Quantizations of conical symplectic resolutions II: category $\mathcal O$ and symplectic duality
Tom Braden, Anthony Licata, Nicholas Proudfoot, Ben Webster
TL;DR
The paper develops a broad representation-theoretic framework for conical symplectic resolutions by defining and studying category $\mathcal{O}$ in this geometric setting. It establishes intrinsic structures such as highest-weight and (conjectural) Koszul properties for the algebraic and geometric categories $\mathcal{O}_{\!a}$ and $\mathcal{O}_{\!g}$, and introduces twisting and shuffling functors that generate braid-group actions and braid group symmetries on these categories. A central theme is symplectic duality, a Koszul-duality-based correspondence between pairs of resolutions that exchanges twisting and shuffling, with rich cohomological and geometric consequences including identifications of weight spaces via Nakajima/Ginzburg–MV–type constructions and potential connections to mirror-symmetry-like physics. The paper provides extensive examples (cotangent bundles, hypertoric varieties, S3-varieties, quiver varieties, and affine Grassmannian slices) and develops filtrations, cell decompositions, and characteristic-cycle technology that unify and extend known stories in geometric representation theory. Losev’s appendix anchors the highest-weight property in one key case, supporting the broad program of linking geometric and representation-theoretic structures through symplectic duality and its cohomological ramifications.
Abstract
We define and study category $\mathcal O$ for a symplectic resolution, generalizing the classical BGG category $\mathcal O$, which is associated with the Springer resolution. This includes the development of intrinsic properties parallelling the BGG case, such as a highest weight structure and analogues of twisting and shuffling functors, along with an extensive discussion of individual examples. We observe that category $\mathcal O$ is often Koszul, and its Koszul dual is often equivalent to category $\mathcal O$ for a different symplectic resolution.

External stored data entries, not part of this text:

typedef float2 Zf;
constexpr int PIT_EIGMAX = 128, PIT_EIGSWEEPS = 5;
static_assert(PIT_FIN_MAX >= PIT_EIGMAX, "final extrapolation stages one eigen-space column");
__device__ __forceinline__ Zf cmulf(Zf a, Zf b) { return Zf{a.x * b.x - a.y * b.y, a.x * b.y + a.y * b.x}; }
static __global__ void __launch_bounds__(1024) pit_jacobi_kernel(const Z *Rc, int n, double norm, double *lam, Zf *Vout, int nsweep, float4 *glog)
{
    QH_WAVE_FIRST();
    extern __shared__ __attribute__((aligned(16))) char pit_smem[];
    const int ld = n + 1;
    Zf *A = reinterpret_cast<Zf *>(pit_smem);
    Zf *V = A + (size_t)n * ld;
    const int tid = threadIdx.x;
    const int wave = tid >> 6, lane = tid & 63;
    for (int i = wave; i < n; i += 16)
        for (int j = lane; j < n; j += 64) {
            const Z v = Rc[(size_t)i * n + j];
            A[i * ld + j] = Zf{(float)(v.x * norm), (float)(v.y * norm)};
            if (!glog) V[i * ld + j] = Zf{i == j ? 1.f : 0.f, 0.f};
        }
    __syncthreads();
    const int m = (n + 1) & ~1;
    const int npair = m / 2;
    constexpr int NP = (PIT_EIGMAX / 2 + 15) / 16, NR = (PIT_EIGMAX + 63) / 64;
    for (int sweep = 0; sweep < nsweep; sweep++) {
        for (int r = 0; r < m - 1; r++) {
            int2 ixs[NP];
            float4 gs[NP];
            auto pair_of = [&](int i) -> int2 {
                int pa, pb;
                if (i == 0) { pa = m - 1; pb = r; }
                else {
                    pa = r + i; if (pa >= m - 1) pa -= m - 1;
                    pb = r - i; if (pb < 0) pb += m - 1;
                }
                const int p = pa < pb ? pa : pb, q = pa < pb ? pb : pa;
                return (i < npair && q < n) ? int2{p, q} : int2{0, n};
            };
            float4 gl = {1.f, 0.f, 1.f, 0.f};
            {
                const int2 ix = pair_of(wave + 16 * (lane < NP ? lane : 0));
                if (lane < NP && ix.y < n) {
                    const Zf apq = A[ix.x * ld + ix.y];
                    const float app = A[ix.x * ld + ix.x].x, aqq = A[ix.y * ld + ix.y].x;
                    const float m2 = apq.x * apq.x + apq.y * apq.y;
                    if (m2 > 1e-36f) {
                        const float rmag = __builtin_amdgcn_rsqf(m2);
                        const float tau = (aqq - app) * 0.5f * rmag;
                        const float t = (tau >= 0 ? 1.f : -1.f) * __builtin_amdgcn_rcpf(fabsf(tau) + __builtin_amdgcn_sqrtf(1.f + tau * tau));
                        const float c = __builtin_amdgcn_rsqf(1.f + t * t);
                        gl = float4{c, t * c, apq.x * rmag, apq.y * rmag};
                    }
                }
            }
#pragma unroll
            for (int a = 0; a < NP; a++) {
                ixs[a] = pair_of(wave + 16 * a);
                gs[a] = float4{__builtin_bit_cast(float, __builtin_amdgcn_readlane(__builtin_bit_cast(int, gl.x), a)),
                               __builtin_bit_cast(float, __builtin_amdgcn_readlane(__builtin_bit_cast(int, gl.y), a)),
                               __builtin_bit_cast(float, __builtin_amdgcn_readlane(__builtin_bit_cast(int, gl.z), a)),
                               __builtin_bit_cast(float, __builtin_amdgcn_readlane(__builtin_bit_cast(int, gl.w), a))};
            }
            if (glog && lane < NP) {
                const int pi = wave + 16 * lane;
                if (pi < npair) glog[((size_t)sweep * (m - 1) + r) * npair + pi] = gl;
            }
            {
                Zf xp[NP][NR][2], xq[NP][NR][2];
#pragma unroll
                for (int a = 0; a < NP; a++) {
                    const int2 ix = ixs[a];
                    if (ix.y >= n) continue;
#pragma unroll
                    for (int b = 0; b < NR; b++) {
                        if (64 * b >= n) continue;
                        const int row = lane + 64 * b < n ? lane + 64 * b : n - 1;
                        xp[a][b][0] = A[row * ld + ix.x]; xq[a][b][0] = A[row * ld + ix.y];
                        if (!glog) { xp[a][b][1] = V[row * ld + ix.x]; xq[a][b][1] = V[row * ld + ix.y]; }
                    }
                }
#pragma unroll
                for (int a = 0; a < NP; a++) {
// ... 327 lines not shown
    }
}
template <typename R, int PHASE>
__global__ void __launch_bounds__(256) pit_model_kernel(PitModelArgs<R> a)
{
    QH_WAVE_FIRST();
    const int lane = threadIdx.x & 63, wave = threadIdx.x >> 6, grp = lane >> 4, l16 = lane & 15;
    const int gg = (blockIdx.x * 4 + wave) * 4 + grp, ng = gridDim.x * 16;
    const int ntot = a.nmodes * a.ntaps;
    constexpr int TP = PIT_EIGMAX / 16;
    const int pw = 2 * PIT_EIGMAX + 8;
    const int tpl = (ntot + 15) / 16;
    for (int j = 0; j < a.nsel; j++) {
        const int mode = (int)a.modes[j];
        __shared__ Zf tab[PIT_MODTAB];
        const int nsy_l = a.nsy <= PIT_MODTAB ? (int)a.nsy : 1;
        const int tables_l = a.nsy <= PIT_MODTAB ? a.tables : 0;
        __syncthreads();
        for (int e = threadIdx.x; e < nsy_l; e += 256) { const Cx<R> v = a.symbols[(size_t)mode * a.sy_pitch + e]; tab[e] = Zf{(float)v.re, (float)v.im}; }
        __syncthreads();
        Zf wv[TP], uv[TP], pacc[TP];
        int64_t xoff[TP];
        float gacc = 0.f, k11 = 0.f, k12 = 0.f, k22 = 0.f, zz = 0.f, cnt = 0.f;
#pragma unroll
        for (int q = 0; q < TP; q++) {
            const int f = l16 * tpl + q;
            const bool ok = q < tpl && f < ntot;
            const int k = ok ? f / a.ntaps : 0;
            xoff[q] = ok ? (int64_t)k * a.L + (f - k * a.ntaps) : -1;
            wv[q] = Zf{0.f, 0.f}; uv[q] = Zf{0.f, 0.f}; pacc[q] = Zf{0.f, 0.f};
            if (ok) { const Cx<R> t = a.wx[(size_t)mode * ntot + f]; wv[q] = Zf{(float)t.re, (float)t.im}; if (PHASE == 1) { const Cx<R> v = a.u[(size_t)j * ntot + f]; uv[q] = Zf{(float)v.re, (float)v.im}; } }
        }
        int64_t st = ((int64_t)PIT_SEEDWIN * a.sg.S) / PIT_MODW;
        st = st < 1 ? 1 : (st > 37 ? 37 : st);
        for (int wi0 = gg - grp; wi0 < PIT_MODW; wi0 += ng) {
            const int wi = wi0 + grp;
            const int sgi = wi % a.sg.S;
            const int64_t off = (int64_t)(wi / a.sg.S) * st;
            const int64_t i = a.sg.start(sgi) + off;
            const bool valid = wi < PIT_MODW && off < PIT_SEEDWIN && off < a.sg.steps(sgi) && i < a.TrSyms;
            float rc = 1.f, rs = 0.f;
            if (a.rot && valid) { rc = (float)a.rot[2 * ((size_t)sgi * a.nsel + j)]; rs = (float)a.rot[2 * ((size_t)sgi * a.nsel + j) + 1]; }
            Zf xv[TP];
            float yr = 0.f, yi = 0.f, zr = 0.f, zi = 0.f;
#pragma unroll
            for (int q = 0; q < TP; q++) {
                xv[q] = Zf{0.f, 0.f};
                if (valid && xoff[q] >= 0) { const Cx<R> v = a.E[xoff[q] + i * a.os]; xv[q] = Zf{(float)v.re, (float)v.im}; }
            }
#pragma unroll
            for (int q = 0; q < TP; q++) {
                yr += xv[q].x * wv[q].x - xv[q].y * wv[q].y; yi += xv[q].x * wv[q].y + xv[q].y * wv[q].x;
                if (PHASE == 1) { zr += xv[q].x * uv[q].x - xv[q].y * uv[q].y; zi += xv[q].x * uv[q].y + xv[q].y * uv[q].x; }
            }
            for (int o = 8; o > 0; o >>= 1) { yr += __shfl_xor(yr, o); yi += __shfl_xor(yi, o); if (PHASE == 1) { zr += __shfl_xor(zr, o); zi += __shfl_xor(zi, o); } }
            const float yr0 = yr, yi0 = yi;
            { const float t = yr * rc - yi * rs; yi = yr * rs + yi * rc; yr = t; }
            if (PHASE == 1) { const float t = zr * rc - zi * rs; zi = zr * rs + zi * rc; zr = t; }
            float g11, g12, g22;
            pit_gain_matrix(a.method, yr, yi, tab, nsy_l, tables_l, g11, g12, g22);
            if (valid) {
                if (PHASE == 0) {
#pragma unroll
                    for (int q = 0; q < TP; q++) { pacc[q].x += xv[q].x * yr0 + xv[q].y * yi0; pacc[q].y += xv[q].x * yi0 - xv[q].y * yr0; }
                    gacc += 0.5f * (g11 + g22);
                } else {
                    k11 += zr * zr * g11 + 2 * zr * zi * g12 + zi * zi * g22;
                    k22 += zi * zi * g11 - 2 * zr * zi * g12 + zr * zr * g22;
                    k12 += -zr * zi * g11 + (zr * zr - zi * zi) * g12 + zr * zi * g22;
                    zz += zr * zr + zi * zi;
                }
                cnt += 1.f;
            }
        }
        __shared__ float blk[4][2 * PIT_EIGMAX + 8];
        for (int e = lane; e < 2 * PIT_EIGMAX + 8; e += 64) blk[wave][e] = 0.f;
        if (PHASE == 0) {
#pragma unroll
            for (int q = 0; q < TP; q++) {
                float pr = pacc[q].x, pi = pacc[q].y;
                pr += __shfl_xor(pr, 16); pi += __shfl_xor(pi, 16); pr += __shfl_xor(pr, 32); pi += __shfl_xor(pi, 32);
                const int f = l16 * tpl + q;
                if (grp == 0 && q < tpl && f < ntot) { blk[wave][2 * f] = pr; blk[wave][2 * f + 1] = pi; }
            }
            gacc += __shfl_xor(gacc, 16); gacc += __shfl_xor(gacc, 32); cnt += __shfl_xor(cnt, 16); cnt += __shfl_xor(cnt, 32);
            if (lane == 0) { blk[wave][2 * PIT_EIGMAX] = gacc; blk[wave][2 * PIT_EIGMAX + 1] = cnt; }
        } else {
            for (int o = 16; o <= 32; o <<= 1) { k11 += __shfl_xor(k11, o); k12 += __shfl_xor(k12, o); k22 += __shfl_xor(k22, o); zz += __shfl_xor(zz, o); cnt += __shfl_xor(cnt, o); }
            if (lane == 0) { blk[wave][0] = k11; blk[wave][1] = k12; blk[wave][2] = k22; blk[wave][3] = zz; blk[wave][4] = cnt; }
        }
        __syncthreads();
        float *dst = a.part + ((size_t)blockIdx.x * a.nsel + j) * pw;
        const int nval = PHASE == 0 ? 2 * PIT_EIGMAX + 2 : 5;
        for (int e = threadIdx.x; e < nval; e += 256) dst[e] = (blk[0][e] + blk[1][e]) + (blk[2][e] + blk[3][e]);
        __syncthreads();
    }
    __shared__ int last;
    __syncthreads();
    if (threadIdx.x == 0) { __threadfence(); const unsigned t = atomicAdd(a.ticket, 1u); last = t == gridDim.x - 1; if (last) { *a.ticket = 0; __threadfence(); } }
    __syncthreads();
    if (!last) return;
    __shared__ float red[256];
    const int nblk = gridDim.x;
    auto psum = [&](int j, int e) -> float {
        float acc = 0.f;
        for (int b0 = 0; b0 < nblk; b0 += 16) {
            float v[16];
#pragma unroll
            for (int q = 0; q < 16; q++) v[q] = b0 + q < nblk ? a.part[((size_t)(b0 + q) * a.nsel + j) * pw + e] : 0.f;
#pragma unroll
            for (int q = 0; q < 16; q++) acc += v[q];
        }
        return acc;
    };
    __shared__ float vals[2 * PIT_EIGMAX + 8];
    const int nval = PHASE == 0 ? 2 * PIT_EIGMAX + 2 : 5;
    for (int j = 0; j < a.nsel; j++) {
        for (int e = threadIdx.x; e < nval; e += 256) vals[e] = (PHASE == 1 || e >= 2 * PIT_EIGMAX || e < 2 * ntot) ? psum(j, e) : 0.f;
        __syncthreads();
        if (PHASE == 0) {
            float nrm = 0.f;
            for (int f = threadIdx.x; f < ntot; f += 256) nrm += vals[2 * f] * vals[2 * f] + vals[2 * f + 1] * vals[2 * f + 1];
            red[threadIdx.x] = nrm; __syncthreads();
            for (int o = 128; o > 0; o >>= 1) { if (threadIdx.x < o) red[threadIdx.x] += red[threadIdx.x + o]; __syncthreads(); }
            const float inv = red[0] > 0.f ? rsqrtf(red[0]) : 0.f;
            for (int f = threadIdx.x; f < ntot; f += 256) a.u[(size_t)j * ntot + f] = Cx<R>{(R)(vals[2 * f] * inv), (R)(vals[2 * f + 1] * inv)};
            if (threadIdx.x == 0) {
                const float gs = vals[2 * PIT_EIGMAX], cs = vals[2 * PIT_EIGMAX + 1];
                a.model[j].g = cs > 0.f ? gs / cs : 0.f;
                a.model[j].ok = 0;
            }
        } else if (threadIdx.x == 0) {
            float k11 = vals[0], k12 = vals[1], k22 = vals[2], zz = vals[3];
            const float cs = vals[4];
            const float n = cs > 0.f ? 1.f / cs : 0.f;
            k11 *= n; k12 *= n; k22 *= n; zz *= n;
            const float tr = 0.5f * (k11 + k22), df = 0.5f * (k11 - k22), rad = sqrtf(df * df + k12 * k12);
            float c = 1.f, sn = 0.f;
            if (rad > 1e-12f * (fabsf(tr) + 1e-30f)) { const float ang = 0.5f * atan2f(k12, df); c = cosf(ang); sn = sinf(ang); }
            PitModel m = a.model[j];
            m.k1 = tr + rad; m.k2 = tr - rad; m.q11 = c; m.q21 = sn; m.q12 = -sn; m.q22 = c; m.lam_u = zz;
            m.ok = (m.g > 0.f && m.g == m.g && m.k1 == m.k1 && m.k2 == m.k2) ? 1 : 0;
            a.model[j] = m;
        }
        __syncthreads();
    }
}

This leads us to define the notion of a symplectic duality between symplectic resolutions, which is a collection of isomorphisms between representation theoretic and geometric structures, including a Koszul duality between the two categories. This duality has various cohomological consequences, including (conjecturally) an identification of two geometric realizations, due to Nakajima and Ginzburg/Mirković-Vilonen, of weight spaces of simple representations of simply-laced simple algebraic groups. An appendix by Ivan Losev establishes a key step in the proof that $\mathcal O$ is highest weight.